Start of Input data

+                 : "+v"(A_[0][0]), "+v"(A_[0][1]), "+v"(A_[0][2]), "+v"(A_[0][3]), "+v"(A_[1][0]), "+v"(A_[1][1]), \
+                   "+v"(A_[1][2]), "+v"(A_[1][3]) : : "memory");
+#define G16P_SB __builtin_amdgcn_sched_barrier(0);
+#define G16P_MM(AH, BH, A_, B_, KS)                                                                              \
+    acc[2 * (AH)][BH] = __builtin_amdgcn_mfma_f32_32x32x16_bf16(__builtin_bit_cast(g16_bf16x8, A_[0][KS]),       \
+                                                                __builtin_bit_cast(g16_bf16x8, B_[KS]), acc[2 * (AH)][BH], 0, 0, 0); \
+    acc[2 * (AH) + 1][BH] = __builtin_amdgcn_mfma_f32_32x32x16_bf16(__builtin_bit_cast(g16_bf16x8, A_[1][KS]),   \
+                                                                    __builtin_bit_cast(g16_bf16x8, B_[KS]), acc[2 * (AH) + 1][BH], 0, 0, 0); \
+    G16P_SB
+#define G16P_STEP(STAGE, BX_, BY_, U)                                                                            \
+    {                                                                                                            \
+        const bool has1_ = (U) + 1 < nk, has2_ = (U) + 2 < nk;                                                   \
+                                                                                                    \
+        G16P_MM(0, 0, qa0, BX_, 0)                                                                               \
+        G16P_RD4(BY_, bfrag[1], STAGE) G16P_SB                                                                   \
+        G16P_MM(0, 0, qa0, BX_, 1)                                                                               \
+        if (has2_) { G16_DMA_A(STAGE, 0, ap) } G16P_SB                                                           \
+        G16P_MM(0, 0, qa0, BX_, 2)                                                                               \
+        if (has2_) { G16_DMA_A(STAGE, 2, ap) } G16P_SB                                                           \
+        G16P_MM(0, 0, qa0, BX_, 3)                                                                               \
+        G16P_WAIT4(BY_) __builtin_amdgcn_s_barrier(); G16P_SB                                                    \
+                                                                                                    \
+        G16P_MM(0, 1, qa0, BY_, 0)                                                                               \
+        G16P_RD4(qa1[0], afrag[2], STAGE) G16P_SB                                                                \
+        G16P_MM(0, 1, qa0, BY_, 1)                                                                               \
+        G16P_RD4(qa1[1], afrag[3], STAGE) G16P_SB                                                                \
+        G16P_MM(0, 1, qa0, BY_, 2)                                                                               \
+        if (has2_) { G16_DMA_B(STAGE, 0, bp) G16_DMA_B(STAGE, 1, bp) } G16P_SB                                   \
+        G16P_MM(0, 1, qa0, BY_, 3)                                                                               \
+        if (has2_) { G16_DMA_B(STAGE, 2, bp) G16_DMA_B(STAGE, 3, bp) } G16P_SB                                   \
+        G16P_WAIT8(qa1) __builtin_amdgcn_s_barrier(); G16P_SB                                                    \
+                                                                                                    \
+        G16P_MM(1, 1, qa1, BY_, 0)                                                                               \
+        if (has2_) { G16_DMA_A(STAGE, 1, ap) } G16P_SB                                                           \
+        G16P_MM(1, 1, qa1, BY_, 1)                                                                               \
+        if (has2_) { G16_DMA_A(STAGE, 3, ap) ap += 128; bp += 128; } G16P_SB                                     \
+        G16P_MM(1, 1, qa1, BY_, 2)                                                                               \
+        G16P_MM(1, 1, qa1, BY_, 3)                                                                               \
+        if (has2_) asm volatile("s_waitcnt vmcnt(8)" ::: "memory");                                              \
+        else asm volatile("s_waitcnt vmcnt(0)" ::: "memory");                                                    \
+        __builtin_amdgcn_s_barrier(); G16P_SB                                                                    \
+                                                                                                    \
+        G16P_MM(1, 0, qa1, BX_, 0)                                                                               \
+        if (has1_) { G16P_RD4(qa0[0], afrag[0], 1 - (STAGE)) } G16P_SB                                           \
+        G16P_MM(1, 0, qa1, BX_, 1)                                                                               \
+        if (has1_) { G16P_RD4(qa0[1], afrag[1], 1 - (STAGE)) } G16P_SB                                           \
+        G16P_MM(1, 0, qa1, BX_, 2)                                                                               \
+        if (has1_) { G16P_RD4(BY_, bfrag[0], 1 - (STAGE)) } G16P_SB                                              \
+        G16P_MM(1, 0, qa1, BX_, 3)                                                                               \
+        G16P_WAIT12(qa0, BY_) __builtin_amdgcn_s_barrier(); G16P_SB                                              \
+    }
+        if (nk > 0) {
+            G16_ISSUE(0)
+            if (nk > 1) {
+                G16_ISSUE(1)
+                asm volatile("s_waitcnt vmcnt(8)" ::: "memory");
+            } else {
+                asm volatile("s_waitcnt vmcnt(0)" ::: "memory");
+            }
             __builtin_amdgcn_s_barrier();
-        }
-        if (nk & 1) G16_TILE(0)
-    }
+            G16P_SB
+            G16P_RD4(qa0[0], afrag[0], 0) G16P_RD4(qa0[1], afrag[1], 0) G16P_RD4(qx, bfrag[0], 0)
+            G16P_WAIT12(qa0, qx)
+            __builtin_amdgcn_s_barrier();
+            G16P_SB
+            int u = 0;
+            for (; u + 1 < nk; u += 2) {
+                G16P_STEP(0, qx, qy, u)
+                G16P_STEP(1, qy, qx, u + 1)
+            }
+            if (nk & 1) G16P_STEP(0, qx, qy, nk - 1)
+        }
+#undef G16P_RD4
+#undef G16P_WAIT4
+#undef G16P_WAIT8
+#undef G16P_WAIT12
+#undef G16P_SB
+#undef G16P_MM
+#undef G16P_STEP
+    }
+#undef G16_DMA_A
+#undef G16_DMA_B
 #undef G16_ISSUE
 #undef G16_READ
 #undef G16_WAIT
@@ -203,7 +306,13 @@
     p.ktiles_per_split = t2_cdiv(nkt, d.splitk);
     dim3 grid(t2_cdiv(d.N, G16_T), t2_cdiv(d.M, G16_T), d.splitk);
     T2_REQUIRE(grid.y <= 65535 && grid.z <= 65535, "gemm16: grid too large");
-    T2_LAUNCH(gemm16_tn_kernel, grid, dim3(G16_NT), 0, (hipStream_t)stream, p);
+    const bool wide = d.lda >= (1ll << 23) || d.ldb >= (1ll << 23);
+    if (wide)
+        T2_LAUNCH((gemm16_tn_kernel<0, true>), grid, dim3(G16_NT), 0, (hipStream_t)stream, p);
+    else if (t2amd_gemm16_loop_flag_())
+        T2_LAUNCH((gemm16_tn_kernel<1, false>), grid, dim3(G16_NT), 0, (hipStream_t)stream, p);
+    else
+        T2_LAUNCH((gemm16_tn_kernel<0, false>), grid, dim3(G16_NT), 0, (hipStream_t)stream, p);
     T2_LAUNCH_CHECK();
     return T2AMD_OK;
 }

End of Input data

Look through the entries above, and wherever a line holds the string "const", copy it.

+        const bool has1_ = (U) + 1 < nk, has2_ = (U) + 2 < nk;                                                   \
+    const bool wide = d.lda >= (1ll << 23) || d.ldb >= (1ll << 23);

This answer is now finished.